THE PROBLEM: From the top of the records below, return each line exactly, ending with the line that contains "mbar_expect_tx(uint64_t* bar, uint32_t".

+ + + + +

__device__ __forceinline__ uint32_t smem_u32(const void* p) {
  return (uint32_t)__cvta_generic_to_shared(p);
}
__device__ __forceinline__ void mbar_init(uint64_t* bar, uint32_t count) {
  asm volatile("mbarrier.init.shared::cta.b64 [%0], %1;" ::"r"(smem_u32(bar)), "r"(count));
}
__device__ __forceinline__ void mbar_wait(uint64_t* bar, uint32_t parity) {
  for (uint32_t it = 0; it < (1u << 26); it++) {
    uint32_t done;
    asm volatile(
        "{\n\t.reg .pred p;\n\t"
        "mbarrier.try_wait.parity.shared::cta.b64 p, [%1], %2;\n\t"
        "selp.u32 %0, 1, 0, p;\n\t}"
        : "=r"(done)
        : "r"(smem_u32(bar)), "r"(parity)
        : "memory");
    if (done) return;
  }
  __trap();
}
__device__ __forceinline__ void mbar_arrive(uint64_t* bar) {
  asm volatile("mbarrier.arrive.shared::cta.b64 _, [%0];" ::"r"(smem_u32(bar)) : "memory");
}
__device__ __forceinline__ void mbar_expect_tx(uint64_t* bar, uint32_t bytes) {
  asm volatile("mbarrier.arrive.expect_tx.shared::cta.b64 _, [%0], %1;" ::"r"(smem_u32(bar)), "r"(bytes)
               : "memory");
}
__device__ __forceinline__ void tma_load_5d(void* dst, const CUtensorMap* tmap, uint64_t* bar, int c0,
                                            int c1, int c2, int c3, int c4) {
  asm volatile(
      "cp.async.bulk.tensor.5d.shared::cluster.global.mbarrier::complete_tx::bytes [%0], [%1, {%3, %4, %5, %6, %7}], [%2];"
      ::"r"(smem_u32(dst)), "l"(tmap), "r"(smem_u32(bar)), "r"(c0), "r"(c1), "r"(c2), "r"(c3), "r"(c4)
      : "memory");
}
__device__ __forceinline__ void bulk_load(void* dst, const void* src, uint32_t bytes, uint64_t* bar) {
  asm volatile(
      "cp.async.bulk.shared::cluster.global.mbarrier::complete_tx::bytes [%0], [%1], %2, [%3];" ::"r"(
          smem_u32(dst)),
      "l"(src), "r"(bytes), "r"(smem_u32(bar))
      : "memory");
}
__device__ __forceinline__ uint64_t make_desc(uint32_t addr, uint32_t lbo, uint32_t sbo) {
  return (uint64_t)((addr >> 4) & 0x3fff) | ((uint64_t)((lbo >> 4) & 0x3fff) << 16) |
         ((uint64_t)((sbo >> 4) & 0x3fff) << 32);
}
__device__ __forceinline__ void wg_fence() { asm volatile("wgmma.fence.sync.aligned;" ::: "memory"); }
__device__ __forceinline__ void wg_commit() { asm volatile("wgmma.commit_group.sync.aligned;" ::: "memory"); }
template <int PENDING>
__device__ __forceinline__ void wg_wait() { asm volatile("wgmma.wait_group.sync.aligned %0;" ::"n"(PENDING) : "memory"); }
__device__ __forceinline__ void wg_bar(int id) { asm volatile("bar.sync %0, 128;" ::"r"(id) : "memory"); }
__device__ __forceinline__ uint32_t pack_e4m3x4(float f0, float f1, float f2, float f3) {
  uint16_t lo, hi;
  asm("cvt.rn.satfinite.e4m3x2.f32 %0, %1, %2;" : "=h"(lo) : "f"(f1), "f"(f0));
  asm("cvt.rn.satfinite.e4m3x2.f32 %0, %1, %2;" : "=h"(hi) : "f"(f3), "f"(f2));
  return (uint32_t)lo | ((uint32_t)hi << 16);
}
__device__ __forceinline__ uint16_t pack_e4m3x2(float f0, float f1) {
  uint16_t v;
  asm("cvt.rn.satfinite.e4m3x2.f32 %0, %1, %2;" : "=h"(v) : "f"(f1), "f"(f0));
  return v;
}

enum Epilogue { kEpiAct = 0, kEpiSigmoid = 1, kEpiGate = 2, kEpiDgrad = 3 };

constexpr int kTileW = 8, kTileH = 16;
constexpr int kThreads = 320;
constexpr int kWarpA = 8, kWarpB = 9;
constexpr int kConsumerWarps = 8;
constexpr int kStageLd = 36;

constexpr int kFmtIn8 = 1, kFmtOut8 = 2;
template <int KS, int CIN_PAD, int NPAD, int CONCAT = 0, int NBLK = 1, int TPS = 1, int FMT = 0>
struct UmmaCfg {
  static constexpr bool F8IN = (FMT & kFmtIn8) != 0;
  static constexpr bool DUAL = CONCAT != 0;
  static constexpr int HALO_W = kTileW + KS - 1, HALO_H = kTileH + KS - 1;
  static constexpr int NCHUNK = CIN_PAD / 16;
  static constexpr int PLANE_BYTES = HALO_W * HALO_H * 16;
  static constexpr int A_STAGE = (4 * PLANE_BYTES + 1023) / 1024 * 1024;
  static constexpr int B_TAP = NPAD * 64;
  static constexpr int B_STAGE = TPS * B_TAP;
  static_assert((KS * KS) % TPS == 0, "taps per weight stage must divide the filter");
  static constexpr int NSTAGE_PER_CHUNK = KS * KS / TPS;
  static constexpr int STAGING = 2 * 64 * kStageLd * 4;
  static constexpr int BUDGET = 227 * 1024 - 1024 - 2048 - STAGING;
  static constexpr int NA_WANT = NCHUNK == 1 ? 2 : KS == 1 ? 6 : 3;
  static constexpr int NB_FIT = (BUDGET - NA_WANT * A_STAGE) / B_STAGE;
  static constexpr int NB = NB_FIT > 8 ? 8 : NB_FIT < 2 ? 2 : NB_FIT;
  static constexpr int NA_FIT = (BUDGET - NB * B_STAGE) / A_STAGE;
  static constexpr int NA = NA_FIT > NA_WANT ? NA_WANT : NA_FIT;
  static_assert(!F8IN || !CONCAT, "fp8 corrections: the [hi | second part] weight layout");
  static constexpr int CPB = NCHUNK / NBLK;
  static constexpr int BLK_COLS = DUAL ? 2 * NPAD : NPAD;
  static constexpr int COLS = NBLK * BLK_COLS;
  static constexpr int ACC = COLS / 2;
  static constexpr int ACC8 = F8IN ? ACC : 1;
  static constexpr int SMEM_BYTES = NA * A_STAGE + NB * B_STAGE + STAGING + 2048 + 1024;
  static_assert(NA >= 1, "halo tile does not fit in shared memory");
  static_assert(NCHUNK % NBLK == 0, "chunks must split evenly over the diagonal blocks");
  static_assert(NPAD % 16 == 0 && (DUAL ? 2 : 1) * NPAD <= 256, "invalid wgmma N");
  static_assert(ACC + (F8IN ? ACC8 : 0) <= 128, "accumulators do not fit in registers");
};

struct ActDst {
  uint4* base;
  int planes_half;
};

struct ConvArgs {
  const uint8_t* wpk;
  const float* bias;
  int N, H, W;
  int in_planes_half;
  int tiles_x, tiles_y;
  ActDst dst0, dst1;
  int split_c;
  int cout;
  float* out_f32;
  const float* cm;
  uint8_t* out_u8;
  const int* skip_lo;
  int a_hi_only;
  float* refined_out;
  const uint4* mask_base;
  int mask_planes_half;
  const float* f8_scale;
  int* f8_overflow;
  const int* run_if;
  int tiled;
  long long win0;
  TileGeom tiles;
  const RaggedWindow* rwin;
};

__device__ __forceinline__ uint32_t pack_bf16x2(__nv_bfloat16 a, __nv_bfloat16 b) {
  return (uint32_t)__bfloat16_as_ushort(a) | ((uint32_t)__bfloat16_as_ushort(b) << 16);
}
__device__ __forceinline__ void split_bf16x2(float f0, float f1, uint32_t& hi, uint32_t& lo) {
  const __nv_bfloat162 h = __floats2bfloat162_rn(f0, f1);
  hi = *reinterpret_cast<const uint32_t*>(&h);
  const float h0 = __uint_as_float(hi << 16), h1 = __uint_as_float(hi & 0xffff0000u);
  const __nv_bfloat162 l = __floats2bfloat162_rn(f0 - h0, f1 - h1);
  lo = *reinterpret_cast<const uint32_t*>(&l);
}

+ + + + +

TASK OUTPUT:
__device__ __forceinline__ uint32_t smem_u32(const void* p) {
  return (uint32_t)__cvta_generic_to_shared(p);
}
__device__ __forceinline__ void mbar_init(uint64_t* bar, uint32_t count) {
  asm volatile("mbarrier.init.shared::cta.b64 [%0], %1;" ::"r"(smem_u32(bar)), "r"(count));
}
__device__ __forceinline__ void mbar_wait(uint64_t* bar, uint32_t parity) {
  for (uint32_t it = 0; it < (1u << 26); it++) {
    uint32_t done;
    asm volatile(
        "{\n\t.reg .pred p;\n\t"
        "mbarrier.try_wait.parity.shared::cta.b64 p, [%1], %2;\n\t"
        "selp.u32 %0, 1, 0, p;\n\t}"
        : "=r"(done)
        : "r"(smem_u32(bar)), "r"(parity)
        : "memory");
    if (done) return;
  }
  __trap();
}
__device__ __forceinline__ void mbar_arrive(uint64_t* bar) {
  asm volatile("mbarrier.arrive.shared::cta.b64 _, [%0];" ::"r"(smem_u32(bar)) : "memory");
}
__device__ __forceinline__ void mbar_expect_tx(uint64_t* bar, uint32_t bytes) {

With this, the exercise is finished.